Look for the word "break". Copy every line of the listing where it occurs.

───── EXERCISE INPUTS ─────

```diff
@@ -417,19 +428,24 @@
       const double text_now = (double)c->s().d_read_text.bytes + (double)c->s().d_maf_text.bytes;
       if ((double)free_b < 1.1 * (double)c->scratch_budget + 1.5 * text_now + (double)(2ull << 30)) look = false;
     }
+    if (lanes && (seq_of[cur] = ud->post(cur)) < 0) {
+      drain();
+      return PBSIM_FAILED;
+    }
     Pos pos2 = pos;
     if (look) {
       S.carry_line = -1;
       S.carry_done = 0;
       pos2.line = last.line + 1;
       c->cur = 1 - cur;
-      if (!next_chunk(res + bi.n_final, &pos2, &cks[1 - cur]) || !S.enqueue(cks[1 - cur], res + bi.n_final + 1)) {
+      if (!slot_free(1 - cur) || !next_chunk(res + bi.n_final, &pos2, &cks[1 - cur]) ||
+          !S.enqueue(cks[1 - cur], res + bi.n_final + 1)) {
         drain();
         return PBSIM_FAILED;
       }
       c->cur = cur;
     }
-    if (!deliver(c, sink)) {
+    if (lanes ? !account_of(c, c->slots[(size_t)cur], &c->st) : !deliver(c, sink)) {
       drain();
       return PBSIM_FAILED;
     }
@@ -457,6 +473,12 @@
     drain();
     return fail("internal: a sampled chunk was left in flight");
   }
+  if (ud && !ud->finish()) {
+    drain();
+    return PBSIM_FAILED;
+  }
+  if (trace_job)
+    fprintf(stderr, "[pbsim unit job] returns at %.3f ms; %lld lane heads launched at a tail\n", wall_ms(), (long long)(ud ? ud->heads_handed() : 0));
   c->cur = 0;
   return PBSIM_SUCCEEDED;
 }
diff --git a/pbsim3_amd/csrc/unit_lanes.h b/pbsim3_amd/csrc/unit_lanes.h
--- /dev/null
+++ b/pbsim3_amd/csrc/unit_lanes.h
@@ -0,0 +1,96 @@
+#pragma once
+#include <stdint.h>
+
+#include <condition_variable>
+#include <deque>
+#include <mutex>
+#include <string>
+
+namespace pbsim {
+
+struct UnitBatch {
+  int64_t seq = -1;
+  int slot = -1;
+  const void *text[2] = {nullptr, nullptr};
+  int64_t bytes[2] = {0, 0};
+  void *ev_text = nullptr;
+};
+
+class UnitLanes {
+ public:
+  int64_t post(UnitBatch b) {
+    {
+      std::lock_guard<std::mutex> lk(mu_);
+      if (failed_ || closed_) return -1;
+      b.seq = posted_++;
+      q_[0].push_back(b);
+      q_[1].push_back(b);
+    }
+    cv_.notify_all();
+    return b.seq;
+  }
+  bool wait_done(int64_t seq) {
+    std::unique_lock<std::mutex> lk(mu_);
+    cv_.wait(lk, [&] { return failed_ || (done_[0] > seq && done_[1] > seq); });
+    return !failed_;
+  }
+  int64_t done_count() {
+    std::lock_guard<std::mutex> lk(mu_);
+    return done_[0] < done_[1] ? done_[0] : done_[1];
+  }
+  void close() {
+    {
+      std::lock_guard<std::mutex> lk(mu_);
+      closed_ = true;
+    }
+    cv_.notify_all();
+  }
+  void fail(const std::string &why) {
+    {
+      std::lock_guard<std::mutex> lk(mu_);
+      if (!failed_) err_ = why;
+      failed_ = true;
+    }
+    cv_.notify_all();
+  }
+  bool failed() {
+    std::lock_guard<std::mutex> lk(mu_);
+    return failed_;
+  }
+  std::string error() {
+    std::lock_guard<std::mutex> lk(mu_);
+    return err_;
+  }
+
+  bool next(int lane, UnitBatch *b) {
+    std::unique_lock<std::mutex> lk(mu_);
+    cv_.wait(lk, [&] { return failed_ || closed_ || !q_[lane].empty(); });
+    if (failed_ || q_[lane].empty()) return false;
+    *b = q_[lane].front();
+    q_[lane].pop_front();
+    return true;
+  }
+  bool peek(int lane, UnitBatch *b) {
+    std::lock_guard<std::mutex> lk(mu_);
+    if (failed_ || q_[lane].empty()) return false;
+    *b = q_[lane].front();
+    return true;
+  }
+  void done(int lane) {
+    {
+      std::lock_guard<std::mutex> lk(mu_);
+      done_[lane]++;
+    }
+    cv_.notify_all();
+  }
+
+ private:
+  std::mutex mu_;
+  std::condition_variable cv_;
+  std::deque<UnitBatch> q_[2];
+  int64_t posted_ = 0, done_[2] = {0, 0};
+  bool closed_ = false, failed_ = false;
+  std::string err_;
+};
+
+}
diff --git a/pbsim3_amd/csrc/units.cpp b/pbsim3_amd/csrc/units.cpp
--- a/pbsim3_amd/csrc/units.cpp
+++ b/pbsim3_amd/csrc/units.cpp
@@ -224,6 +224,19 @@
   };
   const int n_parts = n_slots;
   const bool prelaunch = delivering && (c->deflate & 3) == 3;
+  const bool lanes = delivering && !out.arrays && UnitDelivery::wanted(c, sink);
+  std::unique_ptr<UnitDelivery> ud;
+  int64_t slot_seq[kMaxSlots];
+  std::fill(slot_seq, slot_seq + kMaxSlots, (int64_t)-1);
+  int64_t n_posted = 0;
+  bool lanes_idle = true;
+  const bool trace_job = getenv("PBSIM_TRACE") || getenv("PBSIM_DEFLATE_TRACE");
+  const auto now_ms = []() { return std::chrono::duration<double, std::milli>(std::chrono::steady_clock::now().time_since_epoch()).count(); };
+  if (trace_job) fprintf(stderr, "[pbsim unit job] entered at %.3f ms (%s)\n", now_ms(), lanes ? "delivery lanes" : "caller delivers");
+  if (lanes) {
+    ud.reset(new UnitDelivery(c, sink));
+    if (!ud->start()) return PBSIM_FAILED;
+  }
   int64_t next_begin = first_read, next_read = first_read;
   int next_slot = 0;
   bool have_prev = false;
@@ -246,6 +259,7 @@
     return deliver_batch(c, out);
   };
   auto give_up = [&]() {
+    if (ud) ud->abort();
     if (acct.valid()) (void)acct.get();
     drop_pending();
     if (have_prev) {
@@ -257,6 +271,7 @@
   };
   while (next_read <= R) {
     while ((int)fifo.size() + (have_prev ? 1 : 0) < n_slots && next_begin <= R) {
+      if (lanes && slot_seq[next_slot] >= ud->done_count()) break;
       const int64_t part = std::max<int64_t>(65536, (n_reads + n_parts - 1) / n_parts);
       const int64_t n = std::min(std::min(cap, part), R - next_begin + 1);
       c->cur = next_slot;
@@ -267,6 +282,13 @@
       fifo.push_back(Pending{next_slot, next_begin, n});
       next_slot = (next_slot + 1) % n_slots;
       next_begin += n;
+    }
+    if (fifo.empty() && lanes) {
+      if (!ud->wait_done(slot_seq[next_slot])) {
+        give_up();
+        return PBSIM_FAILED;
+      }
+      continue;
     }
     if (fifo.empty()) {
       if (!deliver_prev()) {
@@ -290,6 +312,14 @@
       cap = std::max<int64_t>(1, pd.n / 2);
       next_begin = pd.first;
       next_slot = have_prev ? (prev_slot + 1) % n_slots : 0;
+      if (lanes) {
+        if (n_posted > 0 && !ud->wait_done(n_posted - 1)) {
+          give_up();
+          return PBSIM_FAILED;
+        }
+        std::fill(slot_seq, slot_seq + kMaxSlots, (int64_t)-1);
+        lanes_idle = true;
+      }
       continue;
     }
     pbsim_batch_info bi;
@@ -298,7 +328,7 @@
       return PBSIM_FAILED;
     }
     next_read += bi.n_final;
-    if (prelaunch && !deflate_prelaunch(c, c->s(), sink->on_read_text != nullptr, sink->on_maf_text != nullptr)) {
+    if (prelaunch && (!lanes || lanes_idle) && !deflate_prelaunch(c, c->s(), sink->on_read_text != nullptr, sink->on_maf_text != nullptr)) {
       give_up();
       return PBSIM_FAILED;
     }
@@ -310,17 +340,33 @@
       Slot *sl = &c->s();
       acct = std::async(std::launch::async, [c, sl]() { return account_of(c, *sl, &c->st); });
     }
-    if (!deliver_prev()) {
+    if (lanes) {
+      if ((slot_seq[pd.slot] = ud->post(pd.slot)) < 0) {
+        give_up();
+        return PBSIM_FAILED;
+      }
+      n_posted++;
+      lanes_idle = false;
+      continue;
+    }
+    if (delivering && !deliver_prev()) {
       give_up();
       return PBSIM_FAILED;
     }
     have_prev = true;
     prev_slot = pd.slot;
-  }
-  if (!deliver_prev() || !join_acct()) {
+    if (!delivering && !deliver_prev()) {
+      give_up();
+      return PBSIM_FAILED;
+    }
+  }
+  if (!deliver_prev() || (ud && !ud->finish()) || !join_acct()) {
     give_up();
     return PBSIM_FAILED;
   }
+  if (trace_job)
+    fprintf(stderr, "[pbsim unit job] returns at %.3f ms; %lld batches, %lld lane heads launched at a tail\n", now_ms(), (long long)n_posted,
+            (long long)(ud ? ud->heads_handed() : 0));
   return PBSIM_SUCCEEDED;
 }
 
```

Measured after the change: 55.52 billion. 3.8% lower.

─────
───── EXERCISE INPUTS ─────

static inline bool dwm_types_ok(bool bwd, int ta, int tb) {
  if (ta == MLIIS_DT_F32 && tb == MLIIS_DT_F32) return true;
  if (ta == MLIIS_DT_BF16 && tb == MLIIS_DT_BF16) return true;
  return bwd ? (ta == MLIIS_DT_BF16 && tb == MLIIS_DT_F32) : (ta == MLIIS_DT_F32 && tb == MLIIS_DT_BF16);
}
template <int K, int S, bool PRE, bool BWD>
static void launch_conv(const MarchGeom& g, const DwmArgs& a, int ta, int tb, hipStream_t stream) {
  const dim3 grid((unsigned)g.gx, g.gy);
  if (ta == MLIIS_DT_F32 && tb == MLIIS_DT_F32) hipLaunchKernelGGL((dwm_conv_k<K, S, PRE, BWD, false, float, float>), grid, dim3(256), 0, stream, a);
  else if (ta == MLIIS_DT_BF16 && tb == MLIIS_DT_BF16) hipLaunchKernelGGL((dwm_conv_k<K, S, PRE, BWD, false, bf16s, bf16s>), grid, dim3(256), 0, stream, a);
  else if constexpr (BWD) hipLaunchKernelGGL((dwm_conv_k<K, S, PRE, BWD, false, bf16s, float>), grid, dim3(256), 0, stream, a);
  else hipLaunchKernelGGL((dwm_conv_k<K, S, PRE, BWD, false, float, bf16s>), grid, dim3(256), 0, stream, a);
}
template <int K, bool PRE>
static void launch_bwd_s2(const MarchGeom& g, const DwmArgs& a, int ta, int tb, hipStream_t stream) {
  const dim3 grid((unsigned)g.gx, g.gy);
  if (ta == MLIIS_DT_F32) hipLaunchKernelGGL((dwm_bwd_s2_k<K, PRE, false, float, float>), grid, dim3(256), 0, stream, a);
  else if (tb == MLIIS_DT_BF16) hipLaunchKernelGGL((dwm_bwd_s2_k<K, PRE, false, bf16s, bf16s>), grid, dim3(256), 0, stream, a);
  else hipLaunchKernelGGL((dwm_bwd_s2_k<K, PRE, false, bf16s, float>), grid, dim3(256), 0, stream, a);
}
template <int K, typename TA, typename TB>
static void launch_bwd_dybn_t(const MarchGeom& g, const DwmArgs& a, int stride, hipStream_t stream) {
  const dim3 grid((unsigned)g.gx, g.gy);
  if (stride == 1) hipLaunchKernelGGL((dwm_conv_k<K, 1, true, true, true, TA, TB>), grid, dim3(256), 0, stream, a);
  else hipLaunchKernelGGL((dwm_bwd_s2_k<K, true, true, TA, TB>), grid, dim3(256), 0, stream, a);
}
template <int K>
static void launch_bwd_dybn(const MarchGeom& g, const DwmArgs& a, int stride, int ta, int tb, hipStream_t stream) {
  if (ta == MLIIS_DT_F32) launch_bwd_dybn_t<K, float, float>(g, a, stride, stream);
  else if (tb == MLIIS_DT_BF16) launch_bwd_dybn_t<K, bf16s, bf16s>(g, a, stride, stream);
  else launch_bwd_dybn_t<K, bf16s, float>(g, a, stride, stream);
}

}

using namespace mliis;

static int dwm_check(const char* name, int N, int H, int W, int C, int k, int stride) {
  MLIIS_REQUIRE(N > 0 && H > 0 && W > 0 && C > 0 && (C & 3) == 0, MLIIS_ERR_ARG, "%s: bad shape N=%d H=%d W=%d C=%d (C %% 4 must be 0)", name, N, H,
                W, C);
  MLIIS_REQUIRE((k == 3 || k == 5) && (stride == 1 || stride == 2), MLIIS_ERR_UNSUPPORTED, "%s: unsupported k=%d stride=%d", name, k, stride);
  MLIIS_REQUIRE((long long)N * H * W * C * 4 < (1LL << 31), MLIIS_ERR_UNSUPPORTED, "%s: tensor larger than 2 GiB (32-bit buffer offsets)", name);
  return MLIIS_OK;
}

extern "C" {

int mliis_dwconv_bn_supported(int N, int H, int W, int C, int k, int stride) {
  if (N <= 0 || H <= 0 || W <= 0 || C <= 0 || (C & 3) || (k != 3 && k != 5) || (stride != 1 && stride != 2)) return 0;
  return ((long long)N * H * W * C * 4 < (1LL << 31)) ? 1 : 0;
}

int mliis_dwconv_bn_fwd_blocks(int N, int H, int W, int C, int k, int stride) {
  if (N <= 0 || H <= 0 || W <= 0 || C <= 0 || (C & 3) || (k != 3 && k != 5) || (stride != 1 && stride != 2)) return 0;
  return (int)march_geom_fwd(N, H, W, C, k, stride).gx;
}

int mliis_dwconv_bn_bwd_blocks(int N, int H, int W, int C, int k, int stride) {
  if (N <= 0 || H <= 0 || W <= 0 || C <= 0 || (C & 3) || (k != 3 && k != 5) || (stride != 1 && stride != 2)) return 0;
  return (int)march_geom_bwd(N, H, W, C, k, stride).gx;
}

─────
───── EXERCISE INPUTS ─────

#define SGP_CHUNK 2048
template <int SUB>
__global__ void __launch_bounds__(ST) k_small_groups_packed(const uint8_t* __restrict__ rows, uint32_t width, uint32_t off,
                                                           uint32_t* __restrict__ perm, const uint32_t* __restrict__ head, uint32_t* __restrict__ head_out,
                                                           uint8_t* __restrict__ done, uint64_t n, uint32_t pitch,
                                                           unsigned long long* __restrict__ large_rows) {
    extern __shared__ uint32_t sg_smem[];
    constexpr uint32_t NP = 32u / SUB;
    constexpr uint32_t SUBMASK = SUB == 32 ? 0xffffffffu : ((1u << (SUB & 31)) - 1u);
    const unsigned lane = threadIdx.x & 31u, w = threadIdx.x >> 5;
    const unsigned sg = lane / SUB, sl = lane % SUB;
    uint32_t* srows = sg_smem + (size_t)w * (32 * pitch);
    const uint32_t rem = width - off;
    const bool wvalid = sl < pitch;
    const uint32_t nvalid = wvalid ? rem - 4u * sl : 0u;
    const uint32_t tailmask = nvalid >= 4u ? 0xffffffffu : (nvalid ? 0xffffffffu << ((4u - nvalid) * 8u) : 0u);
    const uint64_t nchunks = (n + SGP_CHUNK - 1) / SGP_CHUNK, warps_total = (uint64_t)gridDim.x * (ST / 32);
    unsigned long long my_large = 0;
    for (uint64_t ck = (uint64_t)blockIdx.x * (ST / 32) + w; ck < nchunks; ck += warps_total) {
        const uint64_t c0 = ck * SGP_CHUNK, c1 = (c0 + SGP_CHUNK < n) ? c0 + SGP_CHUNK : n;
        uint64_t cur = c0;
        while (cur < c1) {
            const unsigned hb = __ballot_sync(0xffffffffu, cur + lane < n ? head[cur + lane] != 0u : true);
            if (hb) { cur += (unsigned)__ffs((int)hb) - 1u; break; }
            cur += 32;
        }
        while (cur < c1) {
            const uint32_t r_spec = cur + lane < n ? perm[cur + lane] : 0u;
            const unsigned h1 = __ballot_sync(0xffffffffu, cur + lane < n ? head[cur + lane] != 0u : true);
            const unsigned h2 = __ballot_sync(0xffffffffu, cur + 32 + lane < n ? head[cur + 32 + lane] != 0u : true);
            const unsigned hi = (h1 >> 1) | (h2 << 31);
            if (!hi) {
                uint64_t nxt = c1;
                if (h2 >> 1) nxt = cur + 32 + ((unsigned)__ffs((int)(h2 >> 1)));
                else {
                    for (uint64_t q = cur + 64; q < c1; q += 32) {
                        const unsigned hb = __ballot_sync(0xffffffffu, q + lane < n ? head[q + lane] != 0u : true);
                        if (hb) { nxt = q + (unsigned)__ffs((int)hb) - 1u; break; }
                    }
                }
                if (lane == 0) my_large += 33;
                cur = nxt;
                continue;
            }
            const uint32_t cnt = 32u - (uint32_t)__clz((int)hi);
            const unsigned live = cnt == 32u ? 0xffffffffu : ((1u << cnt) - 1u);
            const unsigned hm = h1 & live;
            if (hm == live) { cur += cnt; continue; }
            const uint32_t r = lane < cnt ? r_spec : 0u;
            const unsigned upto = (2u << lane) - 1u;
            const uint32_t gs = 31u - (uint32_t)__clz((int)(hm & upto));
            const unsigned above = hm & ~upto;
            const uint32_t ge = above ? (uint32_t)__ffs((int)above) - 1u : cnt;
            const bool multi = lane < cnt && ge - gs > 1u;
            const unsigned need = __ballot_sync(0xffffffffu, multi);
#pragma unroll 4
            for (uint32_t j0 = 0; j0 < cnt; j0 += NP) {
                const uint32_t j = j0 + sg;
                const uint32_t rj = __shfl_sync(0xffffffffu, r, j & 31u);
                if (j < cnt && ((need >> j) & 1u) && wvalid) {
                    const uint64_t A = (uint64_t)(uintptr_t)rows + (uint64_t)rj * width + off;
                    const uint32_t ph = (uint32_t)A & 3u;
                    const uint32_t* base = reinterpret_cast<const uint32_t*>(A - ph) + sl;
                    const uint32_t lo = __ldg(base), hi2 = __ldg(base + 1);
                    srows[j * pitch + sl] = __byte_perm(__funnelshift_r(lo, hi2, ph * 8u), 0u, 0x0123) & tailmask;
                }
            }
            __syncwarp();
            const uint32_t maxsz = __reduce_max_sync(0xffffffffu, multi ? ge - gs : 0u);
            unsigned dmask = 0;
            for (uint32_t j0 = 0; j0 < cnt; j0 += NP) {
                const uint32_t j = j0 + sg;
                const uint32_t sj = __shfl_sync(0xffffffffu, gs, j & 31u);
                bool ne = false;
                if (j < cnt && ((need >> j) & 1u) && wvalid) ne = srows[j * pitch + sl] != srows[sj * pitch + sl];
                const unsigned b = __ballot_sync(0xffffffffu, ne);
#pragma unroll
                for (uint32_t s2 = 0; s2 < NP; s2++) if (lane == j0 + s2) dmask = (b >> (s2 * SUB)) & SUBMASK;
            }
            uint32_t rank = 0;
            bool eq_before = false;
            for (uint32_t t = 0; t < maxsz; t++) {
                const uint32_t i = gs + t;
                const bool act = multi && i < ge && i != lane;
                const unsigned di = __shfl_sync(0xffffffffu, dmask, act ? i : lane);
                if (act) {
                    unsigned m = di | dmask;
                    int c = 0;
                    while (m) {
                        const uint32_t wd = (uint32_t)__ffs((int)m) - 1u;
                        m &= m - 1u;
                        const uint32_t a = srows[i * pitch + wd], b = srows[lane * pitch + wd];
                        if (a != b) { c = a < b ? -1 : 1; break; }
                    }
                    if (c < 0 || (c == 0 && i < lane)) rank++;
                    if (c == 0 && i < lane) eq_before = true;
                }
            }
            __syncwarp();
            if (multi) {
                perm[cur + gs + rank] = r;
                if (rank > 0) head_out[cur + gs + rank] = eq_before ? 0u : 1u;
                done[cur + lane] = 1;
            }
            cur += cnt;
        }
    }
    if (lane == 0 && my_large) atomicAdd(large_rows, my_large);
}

─────

OUTPUT:
+      if (lanes && slot_seq[next_slot] >= ud->done_count()) break;
            if (hb) { cur += (unsigned)__ffs((int)hb) - 1u; break; }
                        if (hb) { nxt = q + (unsigned)__ffs((int)hb) - 1u; break; }
                        if (a != b) { c = a < b ? -1 : 1; break; }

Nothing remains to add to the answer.